The next attempt to destabilize the limit cycle-like attractor took place at a more recent time (~1.5 ma BP). This event is indicated by the second pink star in the framed diagram, and a larger domain colored by purple within the main WT-amplitude pattern in Fig. 1. However, this attempt was also failed to succeed. The real change of the climatic limit cycle-like attractor
shape (a bifurcation in terms of the dynamical system theory) took place after a short while (~1.250 ma BP). This bifurcation event is marked by red star in the diagram.
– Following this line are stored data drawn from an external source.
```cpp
int da_transpose_weights_batched(const void* src_base, void* dst_base, const void* desc, int ntensors, int total_blocks,
                                 da_stream_t stream);

#ifdef __cplusplus
}
#endif
#endif
```

Before: 1550 images/sec.

## Add thin-channel 3x3 conv kernels and fuse GroupNorm backward with column sum

Adds a specialised MFMA kernel for 3x3 convolutions with 8 input channels (the conv_in on latents), enabled by default. It also adds an opt-in kernel for 8-output fp32 convolutions that computes per-tap partial products in LDS and reduces them. The resnet backward now computes the time-embedding projection column sum inside the resident GroupNorm backward pass and its finalize kernel, instead of re-reading dh1 in a separate image_colsum pass. The intent is to avoid the generic GEMM's padding waste on thin channel counts and one full activation read per resblock, at the cost of extra scratch space and more code paths.

Result: no change. 1553 images/sec (median of 6 runs) (+0.2%).

```diff
diff --git a/diffusion_amd/_lib.py b/diffusion_amd/_lib.py
--- a/diffusion_amd/_lib.py
+++ b/diffusion_amd/_lib.py
@@ -31,10 +31,13 @@
     'da_attn_fwd_wide': [_vp, _l, _vp, _l, _vp, _l, _vp, _l, _fp, _i, _i, _i, _i, _i, _f, _vp],
     'da_attn_bwd': [_vp, _l, _vp, _l, _vp, _l, _vp, _l, _vp, _l, _fp, _fp, _vp, _l, _vp, _l, _vp, _l, _i, _i, _i, _i,
                     _f, _vp],
+    'da_conv_thin_form_for': [_i, _i, _i, _i, _i, _i, _i],
     'da_norm_scratch_floats': [_i, _i, _i],
     'da_groupnorm_fwd': [_vp, _l, _vp, _l, _fp, _fp, _fp, _fp, _fp, _i, _i, _i, _i, _f, _i, _vp],
     'da_groupnorm_bwd': [_vp, _l, _vp, _l, _vp, _l, _vp, _l, _fp, _fp, _fp, _fp, _fp, _fp, _fp, _i, _i, _i, _i, _i,
                          _vp],
+    'da_groupnorm_bwd_colsum': [_vp, _l, _vp, _l, _vp, _l, _vp, _l, _fp, _fp, _fp, _fp, _fp, _fp, _fp, _vp, _l, _fp, _i, _i,
+                                _i, _i, _i, _vp],
     'da_groupnorm_plan_for': [_i, _i, _i, _i, _l, _l, _i, C.POINTER(_i)],
     'da_layernorm_fwd': [_vp, _l, _vp, _l, _fp, _fp, _fp, _i, _i, _f, _vp],
     'da_layernorm_bwd': [_vp, _l, _vp, _l, _vp, _l, _vp, _l, _fp, _fp, _fp, _fp, _fp, _i, _i, _vp],
diff --git a/diffusion_amd/csrc/conv_thin.hip b/diffusion_amd/csrc/conv_thin.hip
--- /dev/null
+++ b/diffusion_amd/csrc/conv_thin.hip
@@ -0,0 +1,251 @@
+#include "common.hpp"
+#include "diffusion_amd.h"
+
+int da_usable_cus(int cus);
+
+namespace {
+
+struct ThinParams {
+  const bf16* A;
+  const bf16* W;
+  void* C;
+  const float* bias;
+  long lda, ldc;
+  int M, N, Cin, H, Wd;
+  int tiles;
+  int R, bands;
+};
+
+constexpr int CT_WAVES = 8, CT_THREADS = 64 * CT_WAVES;
+constexpr int N8_WAVES = 16, N8_THREADS = 64 * N8_WAVES;
+
+__global__ __launch_bounds__(CT_THREADS) void conv_thin_cin8_kernel(ThinParams p) {
+  extern __shared__ __attribute__((aligned(16))) char smem[];
+  const int tid = threadIdx.x, lane = tid & 63, wave = tid >> 6;
+  const int g = lane >> 4, r15 = lane & 15;
+  const int nblk = p.N >> 4;
+  bf16x8* wl = reinterpret_cast<bf16x8*>(smem);
+  float* bl = reinterpret_cast<float*>(smem + (size_t)nblk * 3 * 64 * 16);
+  const int rowB = p.N * 2 + 16;
+  char* ot = reinterpret_cast<char*>(bl + p.N) + (size_t)wave * 16 * rowB;
+  for (int i = tid; i < nblk * 3 * 64; i += CT_THREADS) {
+    const int l = i & 63, bs = i >> 6;
+    const int blk = bs / 3, s = bs - 3 * blk;
+    const int tap = 4 * s + (l >> 4), n = (blk >> 1) * 32 + 2 * (l & 15) + (blk & 1);
+    wl[i] = tap < 9 ? ld8(p.W + (long)n * 72 + tap * 8) : zero8();
+  }
+  for (int i = tid; i < p.N; i += CT_THREADS) bl[i] = p.bias ? p.bias[i] : 0.f;
+  __syncthreads();
+  const int HW = p.H * p.Wd;
+  int dr[3], dc[3];
+  bool tv[3];
+#pragma unroll
+  for (int s = 0; s < 3; ++s) {
+    const int tap = 4 * s + g;
+    tv[s] = tap < 9;
+    dr[s] = tap / 3 - 1;
+    dc[s] = tap - 3 * (tap / 3) - 1;
+  }
+  auto load_a = [&](int tile, bf16x8* a) {
+    const int m = tile * 16 + r15;
+    const int mm = m < p.M ? m : 0;
+    const int b = mm / HW, rem = mm - b * HW;
+    const int oh = rem / p.Wd, ow = rem - oh * p.Wd;
+#pragma unroll
+    for (int s = 0; s < 3; ++s) {
+      const int ih = oh + dr[s], iw = ow + dc[s];
+      const bool ok = tv[s] && m < p.M && ih >= 0 && iw >= 0 && ih < p.H && iw < p.Wd;
+      a[s] = ok ? ld8(p.A + (long)(b * HW + ih * p.Wd + iw) * p.lda) : zero8();
+    }
+  };
+  const int stride = gridDim.x * CT_WAVES;
+  int tile = blockIdx.x * CT_WAVES + wave;
+  bf16x8 a[3], an[3];
+  if (tile < p.tiles) load_a(tile, a);
+  const int nv = p.N >> 3;
+  for (; tile < p.tiles; tile += stride) {
+    if (tile + stride < p.tiles) load_a(tile + stride, an);
+    for (int c4 = 0; c4 < nblk; c4 += 4) {
+      f32x4 acc[4];
+#pragma unroll
+      for (int j = 0; j < 4; ++j) acc[j] = f32x4{0.f, 0.f, 0.f, 0.f};
+#pragma unroll
+      for (int s = 0; s < 3; ++s)
+#pragma unroll
+        for (int j = 0; j < 4; ++j)
+          acc[j] = __builtin_amdgcn_mfma_f32_16x16x32_bf16(a[s], wl[((c4 + j) * 3 + s) * 64 + lane], acc[j], 0, 0, 0);
+#pragma unroll
+      for (int j = 0; j < 4; j += 2) {
+        const int n = ((c4 + j) >> 1) * 32 + 2 * r15;
+        const float2 bv = *reinterpret_cast<const float2*>(bl + n);
+#pragma unroll
+        for (int e = 0; e < 4; ++e) {
+          bf16x2 o;
+          o[0] = f2bf(acc[j][e] + bv.x);
+          o[1] = f2bf(acc[j + 1][e] + bv.y);
+          *reinterpret_cast<bf16x2*>(ot + (4 * g + e) * rowB + n * 2) = o;
+        }
+      }
+    }
+    __builtin_amdgcn_fence(__ATOMIC_RELEASE, "wavefront");
+    __builtin_amdgcn_wave_barrier();
+    int row = 0, c = lane;
+    for (int v = lane; v < 16 * nv; v += 64) {
+      while (c >= nv) {
+        c -= nv;
+        ++row;
+      }
+      const long m = (long)tile * 16 + row;
+      const bf16x8 o = *reinterpret_cast<const bf16x8*>(ot + row * rowB + c * 16);
+      if (m < p.M) st8(reinterpret_cast<bf16*>(p.C) + m * p.ldc + c * 8, o);
+      c += 64;
+    }
+    __builtin_amdgcn_fence(__ATOMIC_ACQUIRE, "wavefront");
+    __builtin_amdgcn_wave_barrier();
+#pragma unroll
+    for (int s = 0; s < 3; ++s) a[s] = an[s];
+  }
+}
+
+constexpr int N8_PLD = 76;
+
+__global__ __launch_bounds__(N8_THREADS) void conv_thin_n8_kernel(ThinParams p) {
+  extern __shared__ __attribute__((aligned(16))) char smem[];
+  const int tid = threadIdx.x, lane = tid & 63, wave = tid >> 6;
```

Both external forces (the progressive climate cooling and the quasi-periodic insolation variations induced by ~1.2 ma-long obliquity beat) were responsible for this bifurcation. But the progressive climate cooling was decisive because the obliquity beat magnitude was not very large at this time moment.
Portraying the Pliocene/Pleistocene Climatic Attractors
There are two questions now. The first one is how the new shape of the climatic attractor arose as a result of this bifurcation? The second is what kind of external forces drove the newly-arisen climatic attractor during the followed times of the Pleistocene?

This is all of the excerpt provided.